▸ **Study material**

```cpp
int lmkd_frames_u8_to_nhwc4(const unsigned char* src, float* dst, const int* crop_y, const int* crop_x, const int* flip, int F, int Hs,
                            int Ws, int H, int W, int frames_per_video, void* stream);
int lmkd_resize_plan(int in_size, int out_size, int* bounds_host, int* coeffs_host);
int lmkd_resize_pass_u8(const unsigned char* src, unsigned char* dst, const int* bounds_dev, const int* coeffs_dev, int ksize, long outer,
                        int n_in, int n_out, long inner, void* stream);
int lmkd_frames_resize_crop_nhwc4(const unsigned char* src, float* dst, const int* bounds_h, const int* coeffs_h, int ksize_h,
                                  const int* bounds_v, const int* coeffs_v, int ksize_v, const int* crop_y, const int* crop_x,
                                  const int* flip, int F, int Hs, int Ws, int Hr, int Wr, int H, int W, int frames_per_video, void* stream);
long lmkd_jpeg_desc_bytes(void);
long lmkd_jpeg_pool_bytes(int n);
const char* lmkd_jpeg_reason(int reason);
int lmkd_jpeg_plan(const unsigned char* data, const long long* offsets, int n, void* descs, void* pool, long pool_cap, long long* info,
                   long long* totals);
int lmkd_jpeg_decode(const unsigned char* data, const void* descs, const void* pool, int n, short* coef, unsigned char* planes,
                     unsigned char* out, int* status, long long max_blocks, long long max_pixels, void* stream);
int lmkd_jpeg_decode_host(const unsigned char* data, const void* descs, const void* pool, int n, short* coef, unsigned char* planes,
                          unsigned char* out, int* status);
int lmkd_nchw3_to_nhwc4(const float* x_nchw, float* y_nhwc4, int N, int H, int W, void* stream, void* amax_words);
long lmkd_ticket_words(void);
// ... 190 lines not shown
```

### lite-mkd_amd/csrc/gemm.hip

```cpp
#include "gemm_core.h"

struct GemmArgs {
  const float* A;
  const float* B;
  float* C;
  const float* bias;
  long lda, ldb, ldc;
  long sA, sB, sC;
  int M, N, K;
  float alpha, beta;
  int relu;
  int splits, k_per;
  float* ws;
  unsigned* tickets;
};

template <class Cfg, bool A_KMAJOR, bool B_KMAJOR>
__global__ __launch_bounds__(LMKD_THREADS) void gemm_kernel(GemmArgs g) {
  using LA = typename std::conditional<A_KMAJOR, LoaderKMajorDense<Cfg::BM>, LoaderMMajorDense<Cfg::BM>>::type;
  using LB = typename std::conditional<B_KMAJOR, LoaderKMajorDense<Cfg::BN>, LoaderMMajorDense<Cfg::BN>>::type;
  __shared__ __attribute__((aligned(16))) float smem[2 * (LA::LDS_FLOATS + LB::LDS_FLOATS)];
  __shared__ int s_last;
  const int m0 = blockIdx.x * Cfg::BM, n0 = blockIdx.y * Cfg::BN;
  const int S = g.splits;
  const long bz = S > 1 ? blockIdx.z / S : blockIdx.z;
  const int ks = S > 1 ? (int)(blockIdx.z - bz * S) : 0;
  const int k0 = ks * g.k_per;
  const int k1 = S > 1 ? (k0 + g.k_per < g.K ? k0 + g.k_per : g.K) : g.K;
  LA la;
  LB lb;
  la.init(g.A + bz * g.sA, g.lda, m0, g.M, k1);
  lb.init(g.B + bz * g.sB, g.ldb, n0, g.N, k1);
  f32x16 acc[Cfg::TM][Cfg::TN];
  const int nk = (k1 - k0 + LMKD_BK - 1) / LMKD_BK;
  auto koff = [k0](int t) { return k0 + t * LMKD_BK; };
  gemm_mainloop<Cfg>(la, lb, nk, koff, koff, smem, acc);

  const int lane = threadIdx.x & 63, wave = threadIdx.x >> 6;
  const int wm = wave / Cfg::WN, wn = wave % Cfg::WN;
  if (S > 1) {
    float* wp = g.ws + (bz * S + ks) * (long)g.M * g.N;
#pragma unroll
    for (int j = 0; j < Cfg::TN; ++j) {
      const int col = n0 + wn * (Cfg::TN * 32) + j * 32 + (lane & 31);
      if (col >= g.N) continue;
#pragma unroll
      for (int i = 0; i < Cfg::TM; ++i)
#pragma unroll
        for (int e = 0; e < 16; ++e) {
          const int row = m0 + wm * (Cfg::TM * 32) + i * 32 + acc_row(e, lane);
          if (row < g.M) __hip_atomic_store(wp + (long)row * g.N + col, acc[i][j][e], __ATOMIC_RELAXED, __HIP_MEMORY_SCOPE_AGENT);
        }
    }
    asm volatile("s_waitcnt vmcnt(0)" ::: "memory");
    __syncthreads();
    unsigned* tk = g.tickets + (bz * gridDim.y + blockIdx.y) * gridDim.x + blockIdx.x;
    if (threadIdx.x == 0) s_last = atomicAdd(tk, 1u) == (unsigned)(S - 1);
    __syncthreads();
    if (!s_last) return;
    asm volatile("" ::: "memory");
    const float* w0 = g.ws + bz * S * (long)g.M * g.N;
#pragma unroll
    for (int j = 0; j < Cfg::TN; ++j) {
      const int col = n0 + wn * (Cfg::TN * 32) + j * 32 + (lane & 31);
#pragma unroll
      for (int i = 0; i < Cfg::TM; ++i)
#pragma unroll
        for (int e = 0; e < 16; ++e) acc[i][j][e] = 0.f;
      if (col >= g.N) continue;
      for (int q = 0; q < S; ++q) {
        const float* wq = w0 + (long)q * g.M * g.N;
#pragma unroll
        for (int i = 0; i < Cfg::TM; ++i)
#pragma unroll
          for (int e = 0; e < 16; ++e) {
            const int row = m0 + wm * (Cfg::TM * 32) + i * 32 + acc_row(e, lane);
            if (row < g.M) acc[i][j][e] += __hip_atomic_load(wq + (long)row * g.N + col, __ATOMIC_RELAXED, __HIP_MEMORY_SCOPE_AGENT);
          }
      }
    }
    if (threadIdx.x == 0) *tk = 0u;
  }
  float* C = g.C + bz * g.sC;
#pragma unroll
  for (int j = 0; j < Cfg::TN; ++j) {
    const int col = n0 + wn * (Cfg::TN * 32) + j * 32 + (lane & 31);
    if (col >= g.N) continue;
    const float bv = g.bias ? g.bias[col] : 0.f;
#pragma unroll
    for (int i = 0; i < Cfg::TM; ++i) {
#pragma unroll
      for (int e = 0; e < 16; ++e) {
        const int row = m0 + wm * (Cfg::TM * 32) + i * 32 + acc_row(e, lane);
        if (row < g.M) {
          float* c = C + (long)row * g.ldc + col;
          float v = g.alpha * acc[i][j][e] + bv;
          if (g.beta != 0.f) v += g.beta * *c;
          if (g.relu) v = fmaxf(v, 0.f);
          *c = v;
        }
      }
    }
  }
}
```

▸ **Instructions to follow**
Your reply should repeat the entire listing, word for word and complete.

▸ **Response box**
```cpp
int lmkd_frames_u8_to_nhwc4(const unsigned char* src, float* dst, const int* crop_y, const int* crop_x, const int* flip, int F, int Hs,
                            int Ws, int H, int W, int frames_per_video, void* stream);
int lmkd_resize_plan(int in_size, int out_size, int* bounds_host, int* coeffs_host);
int lmkd_resize_pass_u8(const unsigned char* src, unsigned char* dst, const int* bounds_dev, const int* coeffs_dev, int ksize, long outer,
                        int n_in, int n_out, long inner, void* stream);
int lmkd_frames_resize_crop_nhwc4(const unsigned char* src, float* dst, const int* bounds_h, const int* coeffs_h, int ksize_h,
                                  const int* bounds_v, const int* coeffs_v, int ksize_v, const int* crop_y, const int* crop_x,
                                  const int* flip, int F, int Hs, int Ws, int Hr, int Wr, int H, int W, int frames_per_video, void* stream);
long lmkd_jpeg_desc_bytes(void);
long lmkd_jpeg_pool_bytes(int n);
const char* lmkd_jpeg_reason(int reason);
int lmkd_jpeg_plan(const unsigned char* data, const long long* offsets, int n, void* descs, void* pool, long pool_cap, long long* info,
                   long long* totals);
int lmkd_jpeg_decode(const unsigned char* data, const void* descs, const void* pool, int n, short* coef, unsigned char* planes,
                     unsigned char* out, int* status, long long max_blocks, long long max_pixels, void* stream);
int lmkd_jpeg_decode_host(const unsigned char* data, const void* descs, const void* pool, int n, short* coef, unsigned char* planes,
                          unsigned char* out, int* status);
int lmkd_nchw3_to_nhwc4(const float* x_nchw, float* y_nhwc4, int N, int H, int W, void* stream, void* amax_words);
long lmkd_ticket_words(void);
// ... 190 lines not shown
```

### lite-mkd_amd/csrc/gemm.hip

```cpp
#include "gemm_core.h"

struct GemmArgs {
  const float* A;
  const float* B;
  float* C;
  const float* bias;
  long lda, ldb, ldc;
  long sA, sB, sC;
  int M, N, K;
  float alpha, beta;
  int relu;
  int splits, k_per;
  float* ws;
  unsigned* tickets;
};

template <class Cfg, bool A_KMAJOR, bool B_KMAJOR>
__global__ __launch_bounds__(LMKD_THREADS) void gemm_kernel(GemmArgs g) {
  using LA = typename std::conditional<A_KMAJOR, LoaderKMajorDense<Cfg::BM>, LoaderMMajorDense<Cfg::BM>>::type;
  using LB = typename std::conditional<B_KMAJOR, LoaderKMajorDense<Cfg::BN>, LoaderMMajorDense<Cfg::BN>>::type;
  __shared__ __attribute__((aligned(16))) float smem[2 * (LA::LDS_FLOATS + LB::LDS_FLOATS)];
  __shared__ int s_last;
  const int m0 = blockIdx.x * Cfg::BM, n0 = blockIdx.y * Cfg::BN;
  const int S = g.splits;
  const long bz = S > 1 ? blockIdx.z / S : blockIdx.z;
  const int ks = S > 1 ? (int)(blockIdx.z - bz * S) : 0;
  const int k0 = ks * g.k_per;
  const int k1 = S > 1 ? (k0 + g.k_per < g.K ? k0 + g.k_per : g.K) : g.K;
  LA la;
  LB lb;
  la.init(g.A + bz * g.sA, g.lda, m0, g.M, k1);
  lb.init(g.B + bz * g.sB, g.ldb, n0, g.N, k1);
  f32x16 acc[Cfg::TM][Cfg::TN];
  const int nk = (k1 - k0 + LMKD_BK - 1) / LMKD_BK;
  auto koff = [k0](int t) { return k0 + t * LMKD_BK; };
  gemm_mainloop<Cfg>(la, lb, nk, koff, koff, smem, acc);

  const int lane = threadIdx.x & 63, wave = threadIdx.x >> 6;
  const int wm = wave / Cfg::WN, wn = wave % Cfg::WN;
  if (S > 1) {
    float* wp = g.ws + (bz * S + ks) * (long)g.M * g.N;
#pragma unroll
    for (int j = 0; j < Cfg::TN; ++j) {
      const int col = n0 + wn * (Cfg::TN * 32) + j * 32 + (lane & 31);
      if (col >= g.N) continue;
#pragma unroll
      for (int i = 0; i < Cfg::TM; ++i)
#pragma unroll
        for (int e = 0; e < 16; ++e) {
          const int row = m0 + wm * (Cfg::TM * 32) + i * 32 + acc_row(e, lane);
          if (row < g.M) __hip_atomic_store(wp + (long)row * g.N + col, acc[i][j][e], __ATOMIC_RELAXED, __HIP_MEMORY_SCOPE_AGENT);
        }
    }
    asm volatile("s_waitcnt vmcnt(0)" ::: "memory");
    __syncthreads();
    unsigned* tk = g.tickets + (bz * gridDim.y + blockIdx.y) * gridDim.x + blockIdx.x;
    if (threadIdx.x == 0) s_last = atomicAdd(tk, 1u) == (unsigned)(S - 1);
    __syncthreads();
    if (!s_last) return;
    asm volatile("" ::: "memory");
    const float* w0 = g.ws + bz * S * (long)g.M * g.N;
#pragma unroll
    for (int j = 0; j < Cfg::TN; ++j) {
      const int col = n0 + wn * (Cfg::TN * 32) + j * 32 + (lane & 31);
#pragma unroll
      for (int i = 0; i < Cfg::TM; ++i)
#pragma unroll
        for (int e = 0; e < 16; ++e) acc[i][j][e] = 0.f;
      if (col >= g.N) continue;
      for (int q = 0; q < S; ++q) {
        const float* wq = w0 + (long)q * g.M * g.N;
#pragma unroll
        for (int i = 0; i < Cfg::TM; ++i)
#pragma unroll
          for (int e = 0; e < 16; ++e) {
            const int row = m0 + wm * (Cfg::TM * 32) + i * 32 + acc_row(e, lane);
            if (row < g.M) acc[i][j][e] += __hip_atomic_load(wq + (long)row * g.N + col, __ATOMIC_RELAXED, __HIP_MEMORY_SCOPE_AGENT);
          }
      }
    }
    if (threadIdx.x == 0) *tk = 0u;
  }
  float* C = g.C + bz * g.sC;
#pragma unroll
  for (int j = 0; j < Cfg::TN; ++j) {
    const int col = n0 + wn * (Cfg::TN * 32) + j * 32 + (lane & 31);
    if (col >= g.N) continue;
    const float bv = g.bias ? g.bias[col] : 0.f;
#pragma unroll
    for (int i = 0; i < Cfg::TM; ++i) {
#pragma unroll
      for (int e = 0; e < 16; ++e) {
        const int row = m0 + wm * (Cfg::TM * 32) + i * 32 + acc_row(e, lane);
        if (row < g.M) {
          float* c = C + (long)row * g.ldc + col;
          float v = g.alpha * acc[i][j][e] + bv;
          if (g.beta != 0.f) v += g.beta * *c;
          if (g.relu) v = fmaxf(v, 0.f);
          *c = v;
        }
      }
    }
  }
}
```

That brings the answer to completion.